Unfortunately for Mr Silliman, Yahoo does not need to 'demonstrate" anything. They do not need to believe anything or show anything to Verizon. The burden of proof, according to the Delaware Court, clearly lies with Verizon to prove that there's material breach.
One angle here will be for Verizon to show how many users cancel their yahoo accounts as a result of the breach. But the concomitant relation between breach and cancellation will be hard, if not impossible, to prove. Moreover, not all user accounts, it could be reasonably argued, are equally important. Further, if the breach has been effectively controlled, that gives Yahoo yet another reason to demonstrate the short-term nature of the problem. Overall, MAE is a huge burden, and it is a huge burden mainly for the buyer.

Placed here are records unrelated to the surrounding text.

namespace {
Knobs read_knobs() {
    Knobs k;
    auto num = [](const char* name, int unset) { const char* e = std::getenv(name); return e ? std::atoi(e) : unset; };
    auto flag = [](const char* name) { return std::getenv(name) != nullptr; };
    k.hash_bits = num("HNSWGPU_HASH_BITS", -1);
    k.no_sched = flag("HNSWGPU_NO_SCHED");
    k.no_pair_descent = flag("HNSWGPU_NO_PAIR_DESCENT");
    k.no_inkernel = flag("HNSWGPU_NO_INKERNEL");
    k.strict_wg_per_cu = num("HNSWGPU_STRICT_WG_PER_CU", -1);
    k.cand_lds = num("HNSWGPU_CAND_LDS", -1);
    k.waves_per_cu = num("HNSWGPU_WAVES_PER_CU", -1);
    k.exact_first = num("HNSWGPU_EXACT_FIRST", -1);
    k.trace_launch = flag("HNSWGPU_TRACE_LAUNCH");
    k.trace_host = flag("HNSWGPU_TRACE_HOST");
    k.host_threads = num("HNSWGPU_HOST_THREADS", -1);
    k.host_chunks = num("HNSWGPU_HOST_CHUNKS", -1);
    k.ffi_unpack = flag("HNSWGPU_FFI_UNPACK");
    k.pair_search = num("HNSWGPU_PAIR_SEARCH", -1);
    k.pair_tbits_delta = num("HNSWGPU_PAIR_TBITS_DELTA", 0);
    k.pair_wg_per_cu = num("HNSWGPU_PAIR_WG_PER_CU", -1);
    return k;
}
std::atomic<const Knobs*> g_knobs{nullptr};
}
const Knobs& knobs() {
    const Knobs* k = g_knobs.load(std::memory_order_acquire);
    if (k == nullptr) {
        const Knobs* fresh = new Knobs(read_knobs());
        if (g_knobs.compare_exchange_strong(k, fresh, std::memory_order_acq_rel)) k = fresh;
        else delete fresh;
    }
    return *k;
}
void reload_knobs() {
    g_knobs.store(new Knobs(read_knobs()), std::memory_order_release);
}

namespace {

#define HIP_TRY(expr)                                                                          \
    do {                                                                                       \
        hipError_t e_ = (expr);                                                                \
        if (e_ != hipSuccess) {                                                                \
            err = std::string(#expr) + ": " + hipGetErrorString(e_);                           \
            return ERR_DEVICE;                                                                 \
        }                                                                                      \
    } while (0)

hipError_t wait_stream(hipStream_t s) {
    const auto t0 = std::chrono::steady_clock::now();
    for (;;) {
        const hipError_t e = hipStreamQuery(s);
        if (e != hipErrorNotReady) return e;
        if (std::chrono::steady_clock::now() - t0 > std::chrono::milliseconds(20)) return hipStreamSynchronize(s);
    }
}
hipError_t wait_event(hipEvent_t ev) {
    const auto t0 = std::chrono::steady_clock::now();
    for (;;) {
        const hipError_t e = hipEventQuery(ev);
        if (e != hipErrorNotReady) return e;
        if (std::chrono::steady_clock::now() - t0 > std::chrono::milliseconds(20)) return hipEventSynchronize(ev);
    }
}

class DeviceGuard {
public:
    explicit DeviceGuard(int device) {
        if (device < 0) return;
        int cur = -1;
        if (hipGetDevice(&cur) != hipSuccess) cur = -1;
        if (cur == device) return;
        status_ = hipSetDevice(device);
        if (status_ == hipSuccess && cur >= 0) prev_ = cur;
    }
    ~DeviceGuard() { if (prev_ >= 0) (void)hipSetDevice(prev_); }
    DeviceGuard(const DeviceGuard&) = delete;
    DeviceGuard& operator=(const DeviceGuard&) = delete;
    hipError_t status() const { return status_; }
private:
    int prev_ = -1;
    hipError_t status_ = hipSuccess;
};

constexpr uint64_t PAIR_SEARCH_AUTO_MIN_QUERIES = 40000;
constexpr int STRICT_WG_PER_CU = 16;

uint32_t ceil_log2(uint64_t x) {
    uint32_t b = 0;
    while ((1ull << b) < x) ++b;
    return b;
}

const KernelSet& kernel_set(int metric) {
    switch (metric) {
        case DIST_L2: return kernels_for<DIST_L2>();
        case DIST_COSINE: return kernels_for<DIST_COSINE>();
        case DIST_DOT: return kernels_for<DIST_DOT>();
        case DIST_HELLINGER: return kernels_for<DIST_HELLINGER>();
        case DIST_JEFFREYS: return kernels_for<DIST_JEFFREYS>();
        case DIST_JENSENSHANNON: return kernels_for<DIST_JENSENSHANNON>();
        case KM_L2_SIMD8: return kernels_for<KM_L2_SIMD8>();
        case KM_COSINE_SIMD8: return kernels_for<KM_COSINE_SIMD8>();
        case KM_DOT_SIMD8: return kernels_for<KM_DOT_SIMD8>();
        case KM_L1_SIMD8: return kernels_for<KM_L1_SIMD8>();
        default: return kernels_for<DIST_L1>();
    }
}
// ... 50 lines not shown
    void free() {
        if (p) (void)hipHostFree(p);
        p = nullptr;
        dev = nullptr;
        cap = 0;
    }
};

void* pinned_alloc(size_t bytes, void** dev) {
    void* p = nullptr;
    if (hipHostMalloc(&p, bytes, hipHostMallocMapped | hipHostMallocPortable) != hipSuccess) { (void)hipGetLastError(); return nullptr; }
    if (hipHostGetDevicePointer(dev, p, 0) != hipSuccess) { (void)hipGetLastError(); (void)hipHostFree(p); return nullptr; }
    return p;
}
void pinned_free(void* p) {
    if (p) (void)hipHostFree(p);
}

struct DeviceIndex::Workspace {
    DevBuf qpad, tie, pre, order, retry[2], stats, bitmap, heaps, cand, oplog, allow, allowed_ids;
    PinnedBuf pin_in, pin_out;
    void* d_ctrl = nullptr;
    void* h_ctrl = nullptr;
    hipEvent_t ev_start = nullptr, ev_stop = nullptr, ev_ks = nullptr, ev_ke = nullptr;
    hipStream_t own_stream = nullptr;
    int init(std::string& err) {
        HIP_TRY(hipMalloc(&d_ctrl, 64));
        HIP_TRY(hipHostMalloc(&h_ctrl, 64, hipHostMallocDefault));
        HIP_TRY(hipEventCreate(&ev_start));
        HIP_TRY(hipEventCreate(&ev_stop));
        HIP_TRY(hipEventCreate(&ev_ks));
        HIP_TRY(hipEventCreate(&ev_ke));
        HIP_TRY(hipStreamCreateWithFlags(&own_stream, hipStreamNonBlocking));
        return OK;
    }
    ~Workspace() {
        for (DevBuf* b : {&qpad, &tie, &pre, &order, &retry[0], &retry[1], &stats, &bitmap, &heaps, &cand, &oplog, &allow, &allowed_ids})
            b->free();
        pin_in.free();
        pin_out.free();
        if (d_ctrl) (void)hipFree(d_ctrl);
        if (h_ctrl) (void)hipHostFree(h_ctrl);
        for (hipEvent_t e : {ev_start, ev_stop, ev_ks, ev_ke})
            if (e) (void)hipEventDestroy(e);
        if (own_stream) (void)hipStreamDestroy(own_stream);
    }
};

class DeviceIndex::Lease {
public:
    Lease(DeviceIndex* o, Workspace* w) : o_(o), w_(w) {}
    ~Lease() { if (w_) o_->release_ws(w_); }
    Lease(const Lease&) = delete;
    Lease& operator=(const Lease&) = delete;
    Workspace* get() const { return w_; }
private:
    DeviceIndex* o_;
    Workspace* w_;
};

DeviceIndex::Workspace* DeviceIndex::acquire(std::string& err) {
    {
        std::lock_guard<std::mutex> g(pool_mu_);
        if (!free_ws_.empty()) {
            Workspace* w = free_ws_.back();
// ... 132 lines not shown
CallInfo DeviceIndex::last_call() const {
    std::lock_guard<std::mutex> g(meta_mu_);
    return last_;
}

int DeviceIndex::upload(const FlatIndex& x, int device, std::string& err) {
    if (const char* e = std::getenv("HNSWGPU_STRICT_TIES")) strict_ties_.store(std::atoi(e) != 0);
    if (x.n == 0 || x.entry_flat == NO_POINT) { err = "cannot upload an empty index"; return ERR_EMPTY; }
    if (x.n >= 0x80000000ull) { err = "index too large for the device path (2^31 points or more)"; return ERR_ARG; }
    int ndev = 0;
    if (hipGetDeviceCount(&ndev) != hipSuccess || ndev == 0) { err = "no HIP device visible (a gfx950 GPU is required; there is no CPU fallback)"; return ERR_DEVICE; }
    if (device < 0 || device >= ndev) { err = "bad device ordinal"; return ERR_ARG; }
    release();
    DeviceGuard on_device(device);
    HIP_TRY(on_device.status());
    hipDeviceProp_t prop;
    HIP_TRY(hipGetDeviceProperties(&prop, device));
    num_cu_ = prop.multiProcessorCount;
    device_ = device;
    dist_ = x.dist;
    bytes_ = 0;
    descend_per_cu_[0].store(0);
    descend_per_cu_[1].store(0);

    const uint64_t n = x.n, d = x.dimension;
    DeviceIndexView v{};
    v.n = (uint32_t)n;
    v.d = (uint32_t)d;
    v.row_stride = (uint32_t)((d + 31) / 32 * 32);
    v.entry = x.entry_flat;
    v.entry_level = x.layer_of(x.entry_flat);
    v.search_layer = x.layer_to_search();
    for (unsigned l = 0; l <= NB_LAYER_MAX; ++l) v.layer_offset[l] = (uint32_t)x.layer_offset[l];

    {
        std::vector<float> pad((size_t)n * v.row_stride, 0.f);
        for (uint64_t f = 0; f < n; ++f) std::memcpy(pad.data() + f * v.row_stride, x.vectors.data() + f * d, d * sizeof(float));
        HIP_TRY(hipMalloc(&d_vec_, pad.size() * sizeof(float)));
        HIP_TRY(hipMemcpy(d_vec_, pad.data(), pad.size() * sizeof(float), hipMemcpyHostToDevice));
        bytes_ += pad.size() * sizeof(float);
    }
    {
        const unsigned sl = v.search_layer;
        uint64_t maxdeg = 1;
        for (uint64_t f = 0; f < n; ++f)
            maxdeg = std::max<uint64_t>(maxdeg, x.nbr_ptr[f * NB_LAYER_MAX + sl + 1] - x.nbr_ptr[f * NB_LAYER_MAX + sl]);
// ... 118 lines not shown
        a.id_stride = layout.id_stride;
        a.dist_stride = layout.dist_stride;
        a.count_stride = layout.count_stride;
        a.stats = stats;
        a.pre = w.pre.as<PreDescent>();
        x.heaps = w.heaps.as<hent_t>();
        x.heap_stride = heap_stride;
        x.cand_cap = (uint32_t)std::min<uint64_t>(cand_cap, 0xFFFFFFFFull);
        x.allow = d_allow;
        HIP_TRY(hipMemsetAsync(w.d_ctrl, 0, 16, stream));
        HIP_TRY(ks.launch_exact(ns, grid, lds, stream, v_, a, x));
        volatile uint32_t* ctrl = static_cast<volatile uint32_t*>(w.h_ctrl);
        HIP_TRY(hipMemcpyAsync(w.h_ctrl, w.d_ctrl, 16, hipMemcpyDeviceToHost, stream));
        HIP_TRY(wait_stream(stream));
        if (ctrl[1] != 0) { err = "internal error in the literal search kernel (a refused point inside return_points, or a candidate heap beyond every point)"; return ERR_DEVICE; }
        panics_total += ctrl[2];
        work = ctrl[3];
        qlist = w.retry[0].as<uint32_t>();
    }
    if (panics) *panics = panics_total;
    return OK;
}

Bottom line, this deal seems likely to go through, and if Yahoo agrees to any discount, it can face a lawsuit from its own shareholders. On the other hand, Yahoo stock has been very robust YTD, and the news surrounding this issue may pull it down for a period of time. Such a dip would be a buying opportunity if you believe, as I do, that the deal will go through and the market has already factored it into the stock price.
Disclosure: I/we have no positions in any stocks mentioned, but may initiate a long position in YHOO over the next 72 hours.
I wrote this article myself, and it expresses my own opinions. I am not receiving compensation for it (other than from Seeking Alpha). I have no business relationship with any company whose stock is mentioned in this article.